* _DIRECTIONS FOR THIS TASK_: Only the lines containing "staged" belong in the answer; find them in the material below.

——————————

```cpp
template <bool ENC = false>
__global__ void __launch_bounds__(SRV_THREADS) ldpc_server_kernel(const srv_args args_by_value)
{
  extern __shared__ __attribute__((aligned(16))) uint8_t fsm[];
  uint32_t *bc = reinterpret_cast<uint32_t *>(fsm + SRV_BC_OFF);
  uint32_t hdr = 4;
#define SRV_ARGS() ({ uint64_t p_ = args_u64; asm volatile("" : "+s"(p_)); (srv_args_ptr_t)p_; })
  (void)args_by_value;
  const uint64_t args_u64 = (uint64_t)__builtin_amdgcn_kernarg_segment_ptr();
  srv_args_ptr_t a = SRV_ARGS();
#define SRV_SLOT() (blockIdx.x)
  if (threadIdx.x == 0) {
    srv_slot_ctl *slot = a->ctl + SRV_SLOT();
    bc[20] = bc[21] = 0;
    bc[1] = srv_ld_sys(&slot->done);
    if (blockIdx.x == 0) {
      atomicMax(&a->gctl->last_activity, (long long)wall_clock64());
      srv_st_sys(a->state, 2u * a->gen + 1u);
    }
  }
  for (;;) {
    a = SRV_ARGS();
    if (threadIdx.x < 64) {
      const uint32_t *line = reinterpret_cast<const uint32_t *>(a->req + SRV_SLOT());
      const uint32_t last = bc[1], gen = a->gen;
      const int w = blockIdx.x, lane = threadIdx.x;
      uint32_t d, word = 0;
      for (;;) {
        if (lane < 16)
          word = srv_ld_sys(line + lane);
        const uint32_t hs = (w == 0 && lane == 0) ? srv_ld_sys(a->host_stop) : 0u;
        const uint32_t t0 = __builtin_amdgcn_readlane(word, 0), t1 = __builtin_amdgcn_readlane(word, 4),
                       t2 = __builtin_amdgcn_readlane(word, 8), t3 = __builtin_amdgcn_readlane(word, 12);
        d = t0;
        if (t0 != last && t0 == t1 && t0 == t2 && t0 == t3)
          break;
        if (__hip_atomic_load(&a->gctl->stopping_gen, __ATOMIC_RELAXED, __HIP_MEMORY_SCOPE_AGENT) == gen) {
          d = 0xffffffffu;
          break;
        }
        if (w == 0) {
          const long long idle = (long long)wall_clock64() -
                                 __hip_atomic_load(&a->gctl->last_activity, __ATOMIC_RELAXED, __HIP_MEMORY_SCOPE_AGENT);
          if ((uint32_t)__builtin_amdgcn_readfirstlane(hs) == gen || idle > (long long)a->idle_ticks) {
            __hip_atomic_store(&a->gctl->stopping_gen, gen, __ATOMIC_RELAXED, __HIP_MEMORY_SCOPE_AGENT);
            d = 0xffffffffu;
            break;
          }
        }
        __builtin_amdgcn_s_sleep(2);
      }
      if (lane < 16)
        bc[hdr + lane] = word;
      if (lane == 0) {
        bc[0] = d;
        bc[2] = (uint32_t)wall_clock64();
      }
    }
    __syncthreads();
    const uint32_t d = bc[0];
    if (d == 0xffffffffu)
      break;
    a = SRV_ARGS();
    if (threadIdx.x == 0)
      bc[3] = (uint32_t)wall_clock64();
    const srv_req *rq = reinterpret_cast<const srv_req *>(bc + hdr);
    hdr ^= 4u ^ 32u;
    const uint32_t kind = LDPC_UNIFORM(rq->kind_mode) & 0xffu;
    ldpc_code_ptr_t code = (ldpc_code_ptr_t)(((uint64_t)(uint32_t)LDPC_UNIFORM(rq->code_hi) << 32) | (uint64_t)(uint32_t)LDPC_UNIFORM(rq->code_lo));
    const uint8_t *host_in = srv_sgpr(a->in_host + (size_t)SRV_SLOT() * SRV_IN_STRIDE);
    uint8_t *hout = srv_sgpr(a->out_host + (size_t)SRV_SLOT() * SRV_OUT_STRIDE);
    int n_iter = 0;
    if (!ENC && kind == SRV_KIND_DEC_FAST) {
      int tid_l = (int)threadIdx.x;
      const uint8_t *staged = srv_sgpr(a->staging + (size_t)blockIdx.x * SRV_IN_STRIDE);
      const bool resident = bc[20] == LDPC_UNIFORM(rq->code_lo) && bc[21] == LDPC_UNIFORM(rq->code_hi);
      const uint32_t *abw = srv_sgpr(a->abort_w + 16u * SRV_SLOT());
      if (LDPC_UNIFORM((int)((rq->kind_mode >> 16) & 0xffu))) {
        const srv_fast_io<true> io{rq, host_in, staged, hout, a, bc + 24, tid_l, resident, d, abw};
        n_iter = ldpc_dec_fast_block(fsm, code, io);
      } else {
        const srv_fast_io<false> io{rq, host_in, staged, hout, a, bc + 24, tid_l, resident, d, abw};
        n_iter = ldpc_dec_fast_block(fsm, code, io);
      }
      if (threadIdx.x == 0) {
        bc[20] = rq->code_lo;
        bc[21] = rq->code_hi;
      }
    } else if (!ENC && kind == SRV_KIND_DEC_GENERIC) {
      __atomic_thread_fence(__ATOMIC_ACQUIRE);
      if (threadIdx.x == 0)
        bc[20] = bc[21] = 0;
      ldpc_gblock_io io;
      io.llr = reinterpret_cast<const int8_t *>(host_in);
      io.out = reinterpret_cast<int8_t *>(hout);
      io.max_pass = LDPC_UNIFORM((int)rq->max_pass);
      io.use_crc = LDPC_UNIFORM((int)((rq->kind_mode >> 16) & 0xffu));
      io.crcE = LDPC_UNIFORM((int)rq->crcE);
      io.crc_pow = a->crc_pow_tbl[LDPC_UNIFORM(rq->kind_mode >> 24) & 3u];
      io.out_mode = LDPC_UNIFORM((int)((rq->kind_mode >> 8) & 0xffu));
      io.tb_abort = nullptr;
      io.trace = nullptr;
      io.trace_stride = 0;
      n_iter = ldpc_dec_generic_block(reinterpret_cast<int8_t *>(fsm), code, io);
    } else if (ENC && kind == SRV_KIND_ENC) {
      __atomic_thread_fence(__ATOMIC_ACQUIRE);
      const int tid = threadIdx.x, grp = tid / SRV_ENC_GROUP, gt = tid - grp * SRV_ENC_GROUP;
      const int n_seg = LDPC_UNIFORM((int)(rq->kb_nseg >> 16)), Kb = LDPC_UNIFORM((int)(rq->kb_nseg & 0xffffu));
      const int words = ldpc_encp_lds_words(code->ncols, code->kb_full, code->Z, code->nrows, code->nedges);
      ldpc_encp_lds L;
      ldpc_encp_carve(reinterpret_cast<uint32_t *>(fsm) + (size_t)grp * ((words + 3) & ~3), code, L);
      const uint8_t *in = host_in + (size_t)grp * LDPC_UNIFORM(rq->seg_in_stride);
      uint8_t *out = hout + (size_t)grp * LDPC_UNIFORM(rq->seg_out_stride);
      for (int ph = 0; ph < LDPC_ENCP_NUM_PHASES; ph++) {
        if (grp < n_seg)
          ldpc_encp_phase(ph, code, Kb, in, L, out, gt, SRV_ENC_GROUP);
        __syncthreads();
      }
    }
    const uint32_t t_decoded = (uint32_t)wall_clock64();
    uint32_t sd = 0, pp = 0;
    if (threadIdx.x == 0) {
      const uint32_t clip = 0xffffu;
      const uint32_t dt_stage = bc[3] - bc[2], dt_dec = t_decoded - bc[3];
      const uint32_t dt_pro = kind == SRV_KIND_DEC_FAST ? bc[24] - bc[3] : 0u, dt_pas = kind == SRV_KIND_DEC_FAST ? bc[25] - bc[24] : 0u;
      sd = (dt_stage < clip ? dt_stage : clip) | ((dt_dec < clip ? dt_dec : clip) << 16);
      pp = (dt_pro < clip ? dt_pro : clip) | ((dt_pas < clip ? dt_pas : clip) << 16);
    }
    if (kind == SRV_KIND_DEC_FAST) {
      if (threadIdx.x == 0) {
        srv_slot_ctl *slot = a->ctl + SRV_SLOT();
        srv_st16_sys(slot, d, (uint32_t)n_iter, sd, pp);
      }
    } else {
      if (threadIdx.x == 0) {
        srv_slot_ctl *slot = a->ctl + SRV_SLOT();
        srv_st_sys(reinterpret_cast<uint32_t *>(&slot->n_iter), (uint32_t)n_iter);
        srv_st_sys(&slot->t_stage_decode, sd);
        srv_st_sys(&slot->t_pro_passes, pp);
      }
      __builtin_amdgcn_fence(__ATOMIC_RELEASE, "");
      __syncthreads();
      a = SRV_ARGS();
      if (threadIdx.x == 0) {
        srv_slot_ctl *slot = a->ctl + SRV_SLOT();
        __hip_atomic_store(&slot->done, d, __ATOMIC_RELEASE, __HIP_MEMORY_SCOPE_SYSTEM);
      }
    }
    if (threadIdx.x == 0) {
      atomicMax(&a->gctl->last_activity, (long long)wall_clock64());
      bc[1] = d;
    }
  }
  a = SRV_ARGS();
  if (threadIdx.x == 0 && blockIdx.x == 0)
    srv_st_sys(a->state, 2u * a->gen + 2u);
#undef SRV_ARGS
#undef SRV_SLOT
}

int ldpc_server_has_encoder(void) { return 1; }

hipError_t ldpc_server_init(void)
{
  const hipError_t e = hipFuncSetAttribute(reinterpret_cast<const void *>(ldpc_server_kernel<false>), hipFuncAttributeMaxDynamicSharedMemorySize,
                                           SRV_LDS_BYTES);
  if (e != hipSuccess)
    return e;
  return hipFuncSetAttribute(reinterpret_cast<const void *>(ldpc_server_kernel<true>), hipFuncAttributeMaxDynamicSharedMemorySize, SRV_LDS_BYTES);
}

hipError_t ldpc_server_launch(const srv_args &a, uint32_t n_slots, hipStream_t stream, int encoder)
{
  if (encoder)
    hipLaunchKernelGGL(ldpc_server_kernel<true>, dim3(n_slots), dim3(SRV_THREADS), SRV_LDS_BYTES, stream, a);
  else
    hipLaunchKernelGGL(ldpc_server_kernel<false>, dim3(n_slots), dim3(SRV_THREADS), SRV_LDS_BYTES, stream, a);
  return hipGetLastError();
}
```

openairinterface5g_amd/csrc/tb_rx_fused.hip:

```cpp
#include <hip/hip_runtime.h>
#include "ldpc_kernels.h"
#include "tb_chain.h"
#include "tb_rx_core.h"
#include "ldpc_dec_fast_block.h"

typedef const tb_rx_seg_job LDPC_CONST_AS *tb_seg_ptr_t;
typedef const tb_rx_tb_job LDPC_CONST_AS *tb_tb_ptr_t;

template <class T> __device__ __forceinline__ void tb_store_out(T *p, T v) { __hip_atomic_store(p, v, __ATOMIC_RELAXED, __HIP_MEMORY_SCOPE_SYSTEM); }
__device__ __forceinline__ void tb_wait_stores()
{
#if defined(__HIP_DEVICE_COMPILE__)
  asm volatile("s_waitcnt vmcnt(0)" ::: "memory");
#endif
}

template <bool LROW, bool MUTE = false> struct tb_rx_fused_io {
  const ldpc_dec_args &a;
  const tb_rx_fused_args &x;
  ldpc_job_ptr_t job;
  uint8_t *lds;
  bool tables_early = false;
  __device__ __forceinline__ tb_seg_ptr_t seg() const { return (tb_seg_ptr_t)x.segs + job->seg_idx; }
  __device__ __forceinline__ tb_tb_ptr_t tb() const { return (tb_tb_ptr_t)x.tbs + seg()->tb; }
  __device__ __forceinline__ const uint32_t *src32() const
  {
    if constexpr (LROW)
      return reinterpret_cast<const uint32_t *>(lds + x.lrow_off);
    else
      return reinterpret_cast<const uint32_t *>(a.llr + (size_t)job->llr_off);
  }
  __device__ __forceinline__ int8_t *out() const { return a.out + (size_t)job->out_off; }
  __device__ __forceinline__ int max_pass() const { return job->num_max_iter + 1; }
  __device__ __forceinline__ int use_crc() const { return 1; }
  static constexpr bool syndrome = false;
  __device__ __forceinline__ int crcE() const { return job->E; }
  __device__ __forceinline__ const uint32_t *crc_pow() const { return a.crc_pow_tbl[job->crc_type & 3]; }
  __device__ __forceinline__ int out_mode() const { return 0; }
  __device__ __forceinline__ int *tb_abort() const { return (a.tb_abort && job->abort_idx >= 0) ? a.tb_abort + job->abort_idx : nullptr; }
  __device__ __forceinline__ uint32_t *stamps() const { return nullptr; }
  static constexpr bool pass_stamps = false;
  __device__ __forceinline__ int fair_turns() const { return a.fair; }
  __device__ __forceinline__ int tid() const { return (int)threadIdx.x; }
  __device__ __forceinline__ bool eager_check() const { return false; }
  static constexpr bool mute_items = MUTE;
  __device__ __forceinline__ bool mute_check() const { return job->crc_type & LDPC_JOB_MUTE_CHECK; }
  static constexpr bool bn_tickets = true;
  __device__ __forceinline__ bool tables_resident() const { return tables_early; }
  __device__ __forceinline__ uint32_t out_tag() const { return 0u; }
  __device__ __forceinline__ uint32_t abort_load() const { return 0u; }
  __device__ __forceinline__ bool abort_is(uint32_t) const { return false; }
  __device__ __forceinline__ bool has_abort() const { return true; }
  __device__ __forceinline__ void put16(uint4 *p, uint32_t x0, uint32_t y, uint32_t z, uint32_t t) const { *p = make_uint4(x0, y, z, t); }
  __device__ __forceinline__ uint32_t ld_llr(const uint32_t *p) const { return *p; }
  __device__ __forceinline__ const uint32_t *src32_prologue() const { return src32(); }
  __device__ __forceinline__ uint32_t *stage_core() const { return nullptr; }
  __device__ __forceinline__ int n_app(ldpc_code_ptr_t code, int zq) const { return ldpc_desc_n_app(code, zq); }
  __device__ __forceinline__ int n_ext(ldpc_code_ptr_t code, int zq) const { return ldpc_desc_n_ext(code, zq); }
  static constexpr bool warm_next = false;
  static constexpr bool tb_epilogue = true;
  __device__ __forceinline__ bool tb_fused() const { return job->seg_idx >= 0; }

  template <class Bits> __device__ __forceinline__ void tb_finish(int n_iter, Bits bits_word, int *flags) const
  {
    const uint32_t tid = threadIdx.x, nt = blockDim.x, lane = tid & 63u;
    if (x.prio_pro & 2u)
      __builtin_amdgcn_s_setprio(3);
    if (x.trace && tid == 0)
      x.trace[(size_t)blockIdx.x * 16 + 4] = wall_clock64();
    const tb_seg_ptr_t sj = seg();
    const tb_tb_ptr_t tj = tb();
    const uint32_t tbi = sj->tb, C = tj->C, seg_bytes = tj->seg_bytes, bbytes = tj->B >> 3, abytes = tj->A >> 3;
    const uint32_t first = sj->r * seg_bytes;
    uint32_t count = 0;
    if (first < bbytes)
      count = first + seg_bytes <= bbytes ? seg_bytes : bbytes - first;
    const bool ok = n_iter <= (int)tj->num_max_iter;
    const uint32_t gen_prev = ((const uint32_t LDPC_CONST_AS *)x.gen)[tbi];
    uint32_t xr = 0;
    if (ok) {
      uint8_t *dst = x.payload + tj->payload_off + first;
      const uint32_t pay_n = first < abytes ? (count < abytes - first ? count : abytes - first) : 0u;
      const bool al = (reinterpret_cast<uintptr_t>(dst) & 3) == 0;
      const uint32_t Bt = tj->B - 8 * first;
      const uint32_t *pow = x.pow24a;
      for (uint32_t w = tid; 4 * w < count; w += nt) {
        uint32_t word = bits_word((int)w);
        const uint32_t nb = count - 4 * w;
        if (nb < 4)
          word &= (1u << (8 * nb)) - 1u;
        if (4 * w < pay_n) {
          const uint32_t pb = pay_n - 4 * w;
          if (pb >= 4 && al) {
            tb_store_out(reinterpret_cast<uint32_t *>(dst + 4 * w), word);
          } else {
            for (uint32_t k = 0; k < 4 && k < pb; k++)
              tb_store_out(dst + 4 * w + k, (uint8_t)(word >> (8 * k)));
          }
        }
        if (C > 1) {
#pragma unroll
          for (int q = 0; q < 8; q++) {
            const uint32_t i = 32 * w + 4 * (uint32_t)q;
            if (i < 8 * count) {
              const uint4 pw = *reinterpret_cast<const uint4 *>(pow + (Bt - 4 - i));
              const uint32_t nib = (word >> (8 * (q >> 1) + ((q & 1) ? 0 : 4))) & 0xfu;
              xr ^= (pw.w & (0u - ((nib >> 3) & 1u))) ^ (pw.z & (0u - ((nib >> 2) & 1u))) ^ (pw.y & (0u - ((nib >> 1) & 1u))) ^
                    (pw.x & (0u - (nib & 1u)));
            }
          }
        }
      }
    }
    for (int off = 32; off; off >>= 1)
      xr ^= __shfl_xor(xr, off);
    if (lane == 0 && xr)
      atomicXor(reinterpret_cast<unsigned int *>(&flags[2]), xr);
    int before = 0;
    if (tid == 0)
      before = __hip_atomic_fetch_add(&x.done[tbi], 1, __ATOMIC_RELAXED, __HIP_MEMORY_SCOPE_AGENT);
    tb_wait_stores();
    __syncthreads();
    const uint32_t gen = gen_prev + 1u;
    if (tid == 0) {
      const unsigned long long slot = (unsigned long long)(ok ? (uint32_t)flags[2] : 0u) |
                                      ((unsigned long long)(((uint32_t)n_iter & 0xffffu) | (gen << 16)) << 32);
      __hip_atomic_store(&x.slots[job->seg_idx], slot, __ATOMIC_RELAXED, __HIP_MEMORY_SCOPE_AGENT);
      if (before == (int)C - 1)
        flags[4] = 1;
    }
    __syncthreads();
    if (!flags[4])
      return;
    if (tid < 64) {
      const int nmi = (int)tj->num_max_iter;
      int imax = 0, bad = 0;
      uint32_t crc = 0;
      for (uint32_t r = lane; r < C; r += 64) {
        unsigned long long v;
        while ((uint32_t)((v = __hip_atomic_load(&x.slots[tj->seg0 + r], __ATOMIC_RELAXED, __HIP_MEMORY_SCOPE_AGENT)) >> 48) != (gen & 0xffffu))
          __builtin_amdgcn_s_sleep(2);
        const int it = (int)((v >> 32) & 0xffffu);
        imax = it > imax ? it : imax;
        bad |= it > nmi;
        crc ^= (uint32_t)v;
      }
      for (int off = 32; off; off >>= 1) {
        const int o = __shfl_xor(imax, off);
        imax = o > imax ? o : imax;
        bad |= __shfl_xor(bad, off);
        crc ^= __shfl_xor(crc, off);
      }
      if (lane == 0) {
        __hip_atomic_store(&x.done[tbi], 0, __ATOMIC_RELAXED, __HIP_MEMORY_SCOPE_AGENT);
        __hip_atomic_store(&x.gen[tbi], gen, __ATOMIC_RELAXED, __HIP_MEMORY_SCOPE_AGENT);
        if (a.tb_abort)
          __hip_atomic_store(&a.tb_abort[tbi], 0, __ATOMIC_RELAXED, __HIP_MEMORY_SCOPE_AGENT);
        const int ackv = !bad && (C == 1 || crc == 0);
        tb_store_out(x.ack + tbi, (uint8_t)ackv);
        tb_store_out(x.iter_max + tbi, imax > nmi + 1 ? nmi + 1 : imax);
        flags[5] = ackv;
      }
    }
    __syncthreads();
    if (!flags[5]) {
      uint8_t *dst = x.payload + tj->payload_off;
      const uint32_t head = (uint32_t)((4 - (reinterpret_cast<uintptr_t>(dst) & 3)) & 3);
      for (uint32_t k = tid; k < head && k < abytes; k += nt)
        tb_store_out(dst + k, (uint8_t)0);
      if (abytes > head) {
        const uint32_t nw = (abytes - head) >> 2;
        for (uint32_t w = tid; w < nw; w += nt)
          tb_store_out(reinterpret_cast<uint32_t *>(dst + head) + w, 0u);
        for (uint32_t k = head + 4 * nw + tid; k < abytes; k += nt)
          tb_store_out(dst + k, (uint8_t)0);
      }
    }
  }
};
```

——————————

* _EXERCISE RESULT_:
      const uint8_t *staged = srv_sgpr(a->staging + (size_t)blockIdx.x * SRV_IN_STRIDE);
        const srv_fast_io<true> io{rq, host_in, staged, hout, a, bc + 24, tid_l, resident, d, abw};
        const srv_fast_io<false> io{rq, host_in, staged, hout, a, bc + 24, tid_l, resident, d, abw};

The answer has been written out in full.